*INSTRUCTIONS TO FOLLOW*. Gather every line below where "else" appears.

Dataset entries:
╭──

-#define LIGHT_LDS_BYTES (4 * 2048 + 16 * 4096)
+struct LightW { half8 h0, l0, h1, l1; };
+__device__ __forceinline__ LightW light_wread(const char* s_w, int lane, int id) {
+    LightW w;
+    const char* p = s_w + (id < 4 ? id * 2048 : 4 * 2048 + (id - 4) * 4096) + lane * 16;
+    w.h0 = *reinterpret_cast<const half8*>(p);
+    w.l0 = *reinterpret_cast<const half8*>(p + 1024);
+    if (id < 4) { w.h1 = w.h0; w.l1 = w.l0; }
+    else { w.h1 = *reinterpret_cast<const half8*>(p + 2048); w.l1 = *reinterpret_cast<const half8*>(p + 3072); }
+    return w;
+}
+template <int NT>
+__device__ __forceinline__ void light_block0(const LightW& w, const half8 (&xh)[NT][2], const half8 (&xl)[NT][2], f32x16 (&aM)[NT], f32x16 (&aC)[NT]) {
+#pragma unroll
+    for (int t = 0; t < NT; ++t) aM[t] = MFMA16(w.h0, xh[t][0], aM[t]);
+#pragma unroll
+    for (int t = 0; t < NT; ++t) aC[t] = MFMA16(w.h0, xl[t][0], aC[t]);
+#pragma unroll
+    for (int t = 0; t < NT; ++t) aC[t] = MFMA16(w.l0, xh[t][0], aC[t]);
+}
+__device__ __forceinline__ void light_block_tile(const LightW& w, const half8 (&xh)[2], const half8 (&xl)[2], f32x16& aM, f32x16& aC) {
+    aM = MFMA16(w.h0, xh[0], aM);
+    aC = MFMA16(w.h0, xl[0], aC);
+    aC = MFMA16(w.l0, xh[0], aC);
+    aM = MFMA16(w.h1, xh[1], aM);
+    aC = MFMA16(w.h1, xl[1], aC);
+    aC = MFMA16(w.l1, xh[1], aC);
+}
+template <int NT, bool BY_TILE>
+__device__ __forceinline__ void light_block(const LightW& w, const half8 (&xh)[NT][2], const half8 (&xl)[NT][2], f32x16 (&aM)[NT], f32x16 (&aC)[NT]) {
+    if (BY_TILE) {
+#pragma unroll
+        for (int t = 0; t < NT; ++t) light_block_tile(w, xh[t], xl[t], aM[t], aC[t]);
+        return;
+    }
+    light_block0<NT>(w, xh, xl, aM, aC);
+#pragma unroll
+    for (int t = 0; t < NT; ++t) aM[t] = MFMA16(w.h1, xh[t][1], aM[t]);
+#pragma unroll
+    for (int t = 0; t < NT; ++t) aC[t] = MFMA16(w.h1, xl[t][1], aC[t]);
+#pragma unroll
+    for (int t = 0; t < NT; ++t) aC[t] = MFMA16(w.l1, xh[t][1], aC[t]);
+}
+
+#define LIGHT_W_BYTES (4 * 2048 + 16 * 4096)
+#define LIGHT_C_BLT0 0
+#define LIGHT_C_BLT1 128
+#define LIGHT_C_WLT2 256
+#define LIGHT_C_BOUT 384
+#define LIGHT_C_UNSAFE 385
+#define LIGHT_C_FLOATS 392
+#define LIGHT_LDS_BYTES (LIGHT_W_BYTES + 4 * LIGHT_C_FLOATS)
 __device__ __forceinline__ void light16_stage_weights(const float* __restrict__ packed, char* s_w) {
     const char* g16 = reinterpret_cast<const char*>(packed + OFF16_BASE);
     const uint4* g0 = reinterpret_cast<const uint4*>(g16 + (size_t)(OFF_LT0 / DSN_BLK) * 4096);
@@ -1988,6 +2011,10 @@
     uint4* d = reinterpret_cast<uint4*>(s_w);
     for (int i = threadIdx.x; i < 4 * 128; i += 256) d[i] = g0[(i >> 7) * 256 + (i & 127)];
     for (int i = threadIdx.x; i < 16 * 256; i += 256) d[4 * 128 + i] = g1[i];
+    float* c = reinterpret_cast<float*>(s_w + LIGHT_W_BYTES);
+    for (int i = threadIdx.x; i < LIGHT_C_FLOATS; i += 256)
+        c[i] = i < 128 ? packed[OFF_BLT0 + i] : i < 256 ? packed[OFF_BLT1 + (i - 128)] : i < 384 ? packed[OFF_WLT2 + (i - 256)]
+             : i == LIGHT_C_BOUT ? packed[OFF_SCAL + 4] : i == LIGHT_C_UNSAFE ? packed[DSN_SPLIT_UNSAFE_LIGHT] : 0.0f;
     __syncthreads();
 }
 struct LightIn { float nw[3], o[3], d[3], z; };
@@ -2006,56 +2033,203 @@
     if (x_w_pts) { a.o[0] = x_w_pts[3 * p]; a.o[1] = x_w_pts[3 * p + 1]; a.o[2] = x_w_pts[3 * p + 2]; a.z = 0.0f; }
     else { a.o[0] = ray_o[3 * r]; a.o[1] = ray_o[3 * r + 1]; a.o[2] = ray_o[3 * r + 2]; a.z = z_vals[p]; }
 }
-__device__ __forceinline__ float light16_mlp(const float* __restrict__ packed, const char* s_w, int lane, const float (&in9)[10],
-                                             bool valid, int64_t pt, float* __restrict__ tr_hl1, float* __restrict__ tr_hl2,
-                                             bool& flagged) {
+#define LIGHT_SGB_VALU1 8
+#define LIGHT_SGB_VALU13 6
+template <int NT, bool TR>
+__device__ __forceinline__ float light16_mlp(const char* s_w, int lane, const float (&in9)[NT][10], const bool (&valid)[NT],
+                                            const int64_t (&pt)[NT], float* __restrict__ tr_hl1, float* __restrict__ tr_hl2,
+                                            bool (&flagged)[NT], float (&o)[NT]) {
     const int half = lane >> 5;
-    float ovf = packed[DSN_SPLIT_UNSAFE_LIGHT];
-    half8 xh[2], xl[2];
-    {
+    const float* s_c = reinterpret_cast<const float*>(s_w + LIGHT_W_BYTES);
+    asm volatile("" ::: "memory");
+    float ovf[NT];
+    half8 xh[NT][2], xl[NT][2];
+#pragma unroll
+    for (int t = 0; t < NT; ++t) {
+        ovf[t] = s_c[LIGHT_C_UNSAFE];
         f32x16 v = zero16();
 #pragma unroll
-        for (int j = 0; j < 5; ++j) v[j] = half ? in9[2 * j + 1] : in9[2 * j];
-        track16(ovf, v);
-        split16<true>(v, xh, xl);
-    }
-    half8 h1h[4][2], h1l[4][2];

╰──

*RESULT OF THE TASK*.
+    else { w.h1 = *reinterpret_cast<const half8*>(p + 2048); w.l1 = *reinterpret_cast<const half8*>(p + 3072); }
     else { a.o[0] = ray_o[3 * r]; a.o[1] = ray_o[3 * r + 1]; a.o[2] = ray_o[3 * r + 2]; a.z = z_vals[p]; }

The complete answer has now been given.